YOUR GOAL » Go through the lines below and copy each one that holds the string "leafInfo".
Start of RECORDS SHOWN
template <int ET, bool SPLIT, bool BAND = false>
__global__ __launch_bounds__(256, 2) void k_snp_tile_pair(const uint4 *__restrict__ P, int Wp, int n, long long t0,
                                                          long long items, int S, int Wk, unsigned norm,
                                                          unsigned minLength, double bs,
                                                          typename Elem<ET>::T *__restrict__ D,
                                                          typename Elem<ET>::T *__restrict__ Nm, long long rowBegin,
                                                          long long rowEnd, unsigned *__restrict__ cd,
                                                          unsigned *__restrict__ cn, long long cbase,
                                                          const long long *__restrict__ pfx = nullptr, int npanels = 0,
                                                          int rank = 0, int world = 1) {
	__shared__ __attribute__((aligned(16))) uint4 As[2][KCP * RSP];
	__shared__ __attribute__((aligned(16))) uint4 Bs[2][KCP * RSP];
	int I, J;
	const long long item = t0 + xcd_tile(blockIdx.x, items);
	if(BAND) {
		const long long tile = item / S;
		int lo = 0, hi = npanels - 1;
		while(lo < hi) {
			const int mid = (lo + hi + 1) >> 1;
			if(pfx[mid] <= tile) lo = mid; else hi = mid - 1;
		}
		I = lo;
		J = (int) (tile - pfx[lo]);
	} else {
		tile_ij(item / S, I, J);
	}
	const auto arow = [&](int l) -> long long {
		const long long L = (long long) I * TILE + l;
		if(!BAND) return L;
		const long long lb = L / SB, r = (lb * world + rank) * SB + (L - lb * SB);
		return r < n ? r : 0;
	};
	const int wb = (int) (item % S) * Wk, we = wb + Wk < Wp ? wb + Wk : Wp;
	const int Wl = we - wb;
	const int tx = threadIdx.x & 15, ty = threadIdx.x >> 4;
	const uint4 *Aq[4];
#pragma unroll
	for(int q = 0; q < 4; ++q) Aq[q] = P + (size_t) arow((q * 256 + threadIdx.x) >> 3) * Wp + wb;
	const uint4 *Bp = P + (size_t) J * TILE * Wp + wb;
	uint32_t ad[8][8], an[8][8];
#pragma unroll
	for(int a = 0; a < 8; ++a)
#pragma unroll
		for(int c = 0; c < 8; ++c) {
			ad[a][c] = 0;
			an[a][c] = 0;
		}
	uint4 va[4], vb[4];
#pragma unroll
	for(int q = 0; q < 4; ++q) {
		const int e = q * 256 + threadIdx.x, row = e >> 3, wp = e & 7;
		va[q] = Aq[q][wp];
		vb[q] = Bp[(size_t) row * Wp + wp];
	}
#pragma unroll
	for(int q = 0; q < 4; ++q) {
		const int e = q * 256 + threadIdx.x, row = e >> 3, wp = e & 7;
		As[0][wp * RSP + row] = va[q];
		Bs[0][wp * RSP + row] = vb[q];
	}
	__syncthreads();
	int buf = 0;
	for(int w0 = 0; w0 < Wl; w0 += KCP, buf ^= 1) {
		const bool more = w0 + KCP < Wl;
		if(more) {
#pragma unroll
			for(int q = 0; q < 4; ++q) {
				const int e = q * 256 + threadIdx.x, row = e >> 3, wp = e & 7;
				va[q] = Aq[q][w0 + KCP + wp];
				vb[q] = Bp[(size_t) row * Wp + w0 + KCP + wp];
			}
		}
		const uint4 *Ac = As[buf], *Bc = Bs[buf];
#pragma unroll 1
// ... 489 lines not shown
			uint32_t m = 0, d = 0;
			if(w < W32) {
				const uint4 a = A[w], b = B[w];
				m = a.z & b.z;
				d = xor_or(a.x, b.x, a.y ^ b.y) & m;
			}
			cnt += __popc(m);
			dist += __popc(d);
			const int hiL = d ? 32 * w + 32 - (__ffs(d)) + 1 : -1;
			int incl = wave_scan_max_incl(hiL, lane);
			int prevL = __shfl_up(incl, 1, 64);
			if(lane == 0) prevL = -1;
			if(cL > prevL) prevL = cL;
			int qhi = 0;
			{
				int prev = prevL;
				for(uint32_t x = d; x;) {
					const int k = __clz(x);
					x &= ~(0x80000000u >> k);
					const int cur = 32 * w + k + 1;
					qhi = prev >= 0 && cur - prev <= proxi;
					prev = cur;
				}
			}
			const int packed = hiL >= 0 ? 2 * hiL + qhi : -1;
			const int incl2 = wave_scan_max_incl(packed, lane);
			int prevP = __shfl_up(incl2, 1, 64);
			if(lane == 0) prevP = -1;
			const int cP = cL >= 0 ? 2 * cL + cQ : -1;
			if(cP > prevP) prevP = cP;
			{
				int prev = prevL, qprev = prevP >= 0 ? (prevP & 1) : 0;
				for(uint32_t x = d; x;) {
					const int k = __clz(x);
					x &= ~(0x80000000u >> k);
					const int cur = 32 * w + k + 1;
					const int qc = prev >= 0 && cur - prev <= proxi;
					if(qc) {
						uint32_t rm, rd;
						range_counts(A, B, W32, prev, cur, rm, rd);
						cnt -= rm;
						dist -= rd;
						if(qprev) {
							range_counts(A, B, W32, prev, prev, rm, rd);
							cnt += rm;
							dist += rd;
						}
					}
					prev = cur;
					qprev = qc;
				}
			}
			const int top = __shfl(incl2, 63, 64);
			if(top >= 0 && (top >> 1) > cL) {
				cL = top >> 1;
				cQ = top & 1;
			}
		}
		if(lane == 0 && cL >= 0 && (long long) len + proxi - cL <= proxi) {
			uint32_t rm, rd;
			const long long e = (long long) len + proxi;
			range_counts(A, B, W32, cL, e < 32LL * W32 ? (int) e : 32 * W32 - 1, rm, rd);
			cnt -= rm;
			dist -= rd;
			if(cQ) {
				range_counts(A, B, W32, cL, cL, rm, rd);
				cnt += rm;
				dist += rd;
			}
		}
#pragma unroll
		for(int o = 32; o > 0; o >>= 1) {
			dist += __shfl_xor(dist, o, 64);
			cnt += __shfl_xor(cnt, o, 64);
		}
		if(lane == 0) pair_store<ET>(D, Nm, f, (uint32_t) dist, (uint32_t) cnt, norm, minLength, bs);
	}
}

static inline long long cdivll(long long a, long long b) { return (a + b - 1) / b; }

static int dist_kernel_choice() {
	const char *mf = getenv("CCG_DIST_MFMA");
	return mf ? atoi(mf) : 2;
}
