template <int K, int U, int NR, bool FUSE, bool SYM, bool UP, bool OFF>
__device__ __forceinline__ void near_hs_group(const int g, const NearHsArgs& n, double* tab, int i0, int b0) {
    static_assert(!(OFF && (SYM || UP)), "the offset form: the plain staged near field");
    constexpr int KS = kStride<K>;
    constexpr int RW = kTabRow<K>;
    const int nl = n.nl;
    const int4* __restrict__ leafInfo = n.leafInfo;
    const int64_t* __restrict__ nearPtsPtr = n.nearPtsPtr;
    const uint16_t* __restrict__ nearLoc = n.nearLoc;
    const int64_t* __restrict__ nsPtr = n.nsPtr;
    const int* __restrict__ nsPts = n.nsPts;
    const int64_t* __restrict__ nearKOff = n.nearKOff;
    const double* __restrict__ E = n.E;
    const double* __restrict__ pxT = n.pxT;
    const double* __restrict__ pyT = n.pyT;
    const double* __restrict__ sigDiag = n.sigDiag;
    const HarmWeights& hw = n.hw;
    const double* __restrict__ fT = n.fT;
    const int* __restrict__ operm = n.operm;
    const int64_t obase = n.obase, ldo = n.ldo;
    const int flags = n.flags;
    const double scale = n.scale;
    double* __restrict__ out = n.out;
    const NearCorr& nc = n.nc;
    const bool nearOn = (flags & kStageNear) != 0;
    const bool fromIn = n.xin != nullptr;
    auto wcharges = [&](int64_t p, double (&f)[K]) {
        if (fromIn) {
            const double w = n.wT[p];
#pragma unroll
            for (int b = 0; b < K; ++b) f[b] = input_charge(n.xin, n.ldi, b, n.treeIn, n.perm, n.sigT, p) * w;
        } else {
            load_charges<K>(fT + (size_t)p * KS, f);
        }
    };
    const bool sym = SYM && nearOn;
    double* dslot = tab + (size_t)n.nsMax * RW;
    if (nearOn) {
        const int64_t r0 = nsPtr[g];
        const int nr = (int)(nsPtr[g + 1] - r0);
        for (int i = threadIdx.x; i < nr; i += blockDim.x) {
            const int64_t p = nsPts[r0 + i];
            double* row = tab + (size_t)i * RW;
            row[0] = pxT[p];
            row[1] = pyT[p];
            double f[K];
            wcharges(p, f);
#pragma unroll
            for (int v = 0; v < K; ++v) row[2 + v] = f[v];
        }
    }
#ifdef ANISO_NEAR_SYM_ATOMIC
    if (sym)
        for (int i = threadIdx.x; i < 256 * K; i += blockDim.x) dslot[i] = 0.0;
#endif
    __syncthreads();
    const int gl = threadIdx.x & 15;
    const int li = g * 16 + (int)(threadIdx.x >> 4);
    const bool active = li < nl;
    int4 info = make_int4(0, 0, 0, 0);
    int64_t pb = 0, koff = 0;
    if (active) {
        info = leafInfo[li];
        pb = nearPtsPtr[li];
        koff = nearKOff[li];
    }
    const int nT = info.z;
    const int S = !nearOn ? 0 : sym && active ? n.nearSym[li].x : info.w;
    const int64_t tb = info.y;
    const int nq = (nT + 3) >> 2;
    const int cstr = 2 * nq;
    const int rq = gl & 3, cph = gl >> 2;
    const bool rowOk = active && rq < nq;
    double tx[4], ty[4];
#pragma unroll
    for (int j = 0; j < 4; ++j) {
        const int t = min(4 * rq + j, max(nT - 1, 0));
        tx[j] = rowOk ? pxT[tb + t] : 0.0;
        ty[j] = rowOk ? pyT[tb + t] : 0.0;
    }
    double a[4][K];
#pragma unroll
    for (int j = 0; j < 4; ++j)
#pragma unroll
        for (int i = 0; i < K; ++i) a[j][i] = 0.0;
    if (rowOk) {
        const dbl2* kc = reinterpret_cast<const dbl2*>(E + koff) + 2 * rq;
        auto fetch = [&](int c0, dbl2 (&kk)[U][2], int (&ix)[U]) {
#pragma unroll
            for (int u = 0; u < U; ++u) {
                const int sc = c0 + u * 4;
                const bool ok = sc < S;
                const dbl2* p = kc + (size_t)min(sc, S - 1) * cstr;
                kk[u][0] = ok ? __builtin_nontemporal_load(p) : dbl2{0.0, 0.0};
                kk[u][1] = ok ? __builtin_nontemporal_load(p + 1) : dbl2{0.0, 0.0};
                ix[u] = nearLoc[pb + min(sc, S - 1)];
            }
        };
        auto step = [&](const dbl2 (&kk)[U][2], const int (&ix)[U]) {
#pragma unroll
            for (int u = 0; u < U; ++u) {
                const double* row = tab + (size_t)ix[u] * RW;
                const double sx = row[0], sy = row[1];
                double xw[K];
#pragma unroll
                for (int b = 0; b < K; ++b) xw[b] = hw.hw[b] * row[2 + b];
                const double e4[4] = {kk[u][0].x, kk[u][0].y, kk[u][1].x, kk[u][1].y};
#pragma unroll
                for (int j = 0; j < 4; ++j) {
                    const double dy = sy - ty[j];
                    if constexpr (!OFF) hm_entry<K, true, NR>(e4[j], sx - tx[j], dy * dy, xw, a[j]);
                }
                if constexpr (OFF) {
                    double dxs[4], dys[4];
#pragma unroll
                    for (int j = 0; j < 4; ++j) {
                        dxs[j] = sx - tx[j];
                        dys[j] = (sy - ty[j]) * (sy - ty[j]);
                    }
                    hm_rows_win<K, true, NR>(e4, dxs, dys, i0, b0, xw, a);
                }
            }
        };
        for (int c0 = cph; c0 < S; c0 += U * 4) {
            dbl2 kk[U][2];
            int ix[U];
            fetch(c0, kk, ix);
            step(kk, ix);
        }
    }
    if constexpr (SYM) if (sym && active) {
        constexpr int UC = 2;
        double xa[4][K];
#pragma unroll
        for (int j = 0; j < 4; ++j) {
            const int t = 4 * rq + j;
            const double* row = tab + (size_t)(n.selfRow[li] + min(t, max(nT - 1, 0))) * RW + 2;
#pragma unroll
            for (int b = 0; b < K; ++b) xa[j][b] = t < nT ? ((b & 1) ? -hw.hw[b] : hw.hw[b]) * row[b] : 0.0;
        }
        const dbl2* kc = reinterpret_cast<const dbl2*>(E + koff) + 2 * rq;
        const int S1 = n.nearSym[li].y;
        const int* __restrict__ dst = n.colDst + pb;
        for (int c0 = S + cph; c0 < S1; c0 += UC * 4) {
            dbl2 kk[UC][2];
            int ix[UC], dd[UC];
#pragma unroll
            for (int u = 0; u < UC; ++u) {
                const int sc = min(c0 + u * 4, S1 - 1);
                const bool ok = c0 + u * 4 < S1 && rq < nq;
                const dbl2* p = kc + (size_t)sc * cstr;
                kk[u][0] = ok ? __builtin_nontemporal_load(p) : dbl2{0.0, 0.0};
                kk[u][1] = ok ? __builtin_nontemporal_load(p + 1) : dbl2{0.0, 0.0};
                ix[u] = nearLoc[pb + sc];
                dd[u] = dst[sc];
            }
#pragma unroll
            for (int u = 0; u < UC; ++u) {
                if (c0 + u * 4 >= S1) break;
                const double* row = tab + (size_t)ix[u] * RW;
                const double sx = row[0], sy = row[1];
                double xw[K], ob[K];
#pragma unroll
                for (int b = 0; b < K; ++b) {
                    xw[b] = hw.hw[b] * row[2 + b];
                    ob[b] = 0.0;
                }
                const double e4[4] = {kk[u][0].x, kk[u][0].y, kk[u][1].x, kk[u][1].y};
#pragma unroll
                for (int j = 0; j < 4; ++j) {
                    const double dy = sy - ty[j];
                    hm_entry2<K, NR>(e4[j], sx - tx[j], dy * dy, xw, xa[j], a[j], ob);
                }
#pragma unroll
                for (int i = 0; i < K; ++i) ob[i] = quad_sum(ob[i]);
#pragma unroll
                for (int i = 0; i < K; ++i) {
                    if ((i & 3) != rq) continue;
                    const double v = (i & 1) ? -ob[i] : ob[i];
#ifdef ANISO_NEAR_SYM_ATOMIC
                    if (dd[u] < 0) atomicAdd(dslot + (size_t)(~dd[u]) * K + i, v);
#else
                    if (dd[u] < 0) dslot[(size_t)(~dd[u]) * K + i] = v;
#endif
                    else n.nearPart[(size_t)dd[u] * K + i] = hw.om[i] * v;
                }
            }
        }
    }
#pragma unroll
    for (int j = 0; j < 4; ++j)
#pragma unroll
        for (int i = 0; i < K; ++i) {
            double v = a[j][i];
            v += dpp_f64<0x124>(v);
            v += dpp_f64<0x128>(v);
            a[j][i] = v;
        }
    if (sym) __syncthreads();
    double fq[K];
#pragma unroll
    for (int i = 0; i < K; ++i) fq[i] = 0.0;
    if (rowOk) {
        const int t = 4 * rq + cph;
        double av[K];
#pragma unroll
        for (int i = 0; i < K; ++i) av[i] = cph == 0 ? a[0][i] : cph == 1 ? a[1][i] : cph == 2 ? a[2][i] : a[3][i];
#ifdef ANISO_NEAR_SYM_ATOMIC
        if (sym && t < nT) {
            const double* d = dslot + ((size_t)(li & 15) * 16 + t) * K;
#pragma unroll
            for (int i = 0; i < K; ++i) av[i] += d[i];
        }
        if (false) {
#else
        if (sym && t < nT) {
#endif
            const int q1 = n.grpInPtr[li + 1];
            for (int q = n.grpInPtr[li]; q < q1; ++q) {
                const double* d = dslot + ((size_t)n.grpIn[q] * 16 + t) * K;
#pragma unroll
                for (int i = 0; i < K; ++i) av[i] += d[i];
            }
        }
        if (t < nT) {
            const int64_t k = tb + t;
            double f[K];
            wcharges(k, f);
#pragma unroll
            for (int i = 0; i < K; ++i) fq[i] = f[i];
            const double sd = nearOn ? sigDiag[k] : 0.0;
            const int64_t oi = out_index(operm, obase, k);
            double cr[K];
            if constexpr (FUSE) {
                const uint16_t* rw = nc.rows + ((size_t)li * 16 + t) * 9;
                auto cval = [&](int64_t p, int r) {
                    return fromIn ? input_charge(n.xin, n.ldi, r, n.treeIn, n.perm, n.sigT, p)
                                  : nc.cT[(size_t)p * KS + r];
                };
                corr_point<1, K>(nc.perm[k], nc.P, nc.iperm, cval, nc.Wc, nc.Wm, flags,
                                 [&](int q9, int, int, double (&fc)[K]) {
                                     const double* row = tab + (size_t)rw[q9] * RW + 2;
#pragma unroll
                                     for (int b = 0; b < K; ++b) fc[b] = row[b];
                                 },
                                 cr);
            } else {
#pragma unroll
                for (int i = 0; i < K; ++i) cr[i] = 0.0;
            }
#pragma unroll
            for (int i = 0; i < K; ++i)
                out[(size_t)i * ldo + oi] =
                    __builtin_fma(hw.om[i] * scale, __builtin_fma(hw.dw[i] * sd, f[i], av[i]), cr[i] * scale);
        }
    }
    if constexpr (UP) near_up_tail<K>(g, active, nT, tb, info.x, n, fq, tab);
}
End of RECORDS SHOWN
WORKED SOLUTION »
    const int4* __restrict__ leafInfo = n.leafInfo;
        info = leafInfo[li];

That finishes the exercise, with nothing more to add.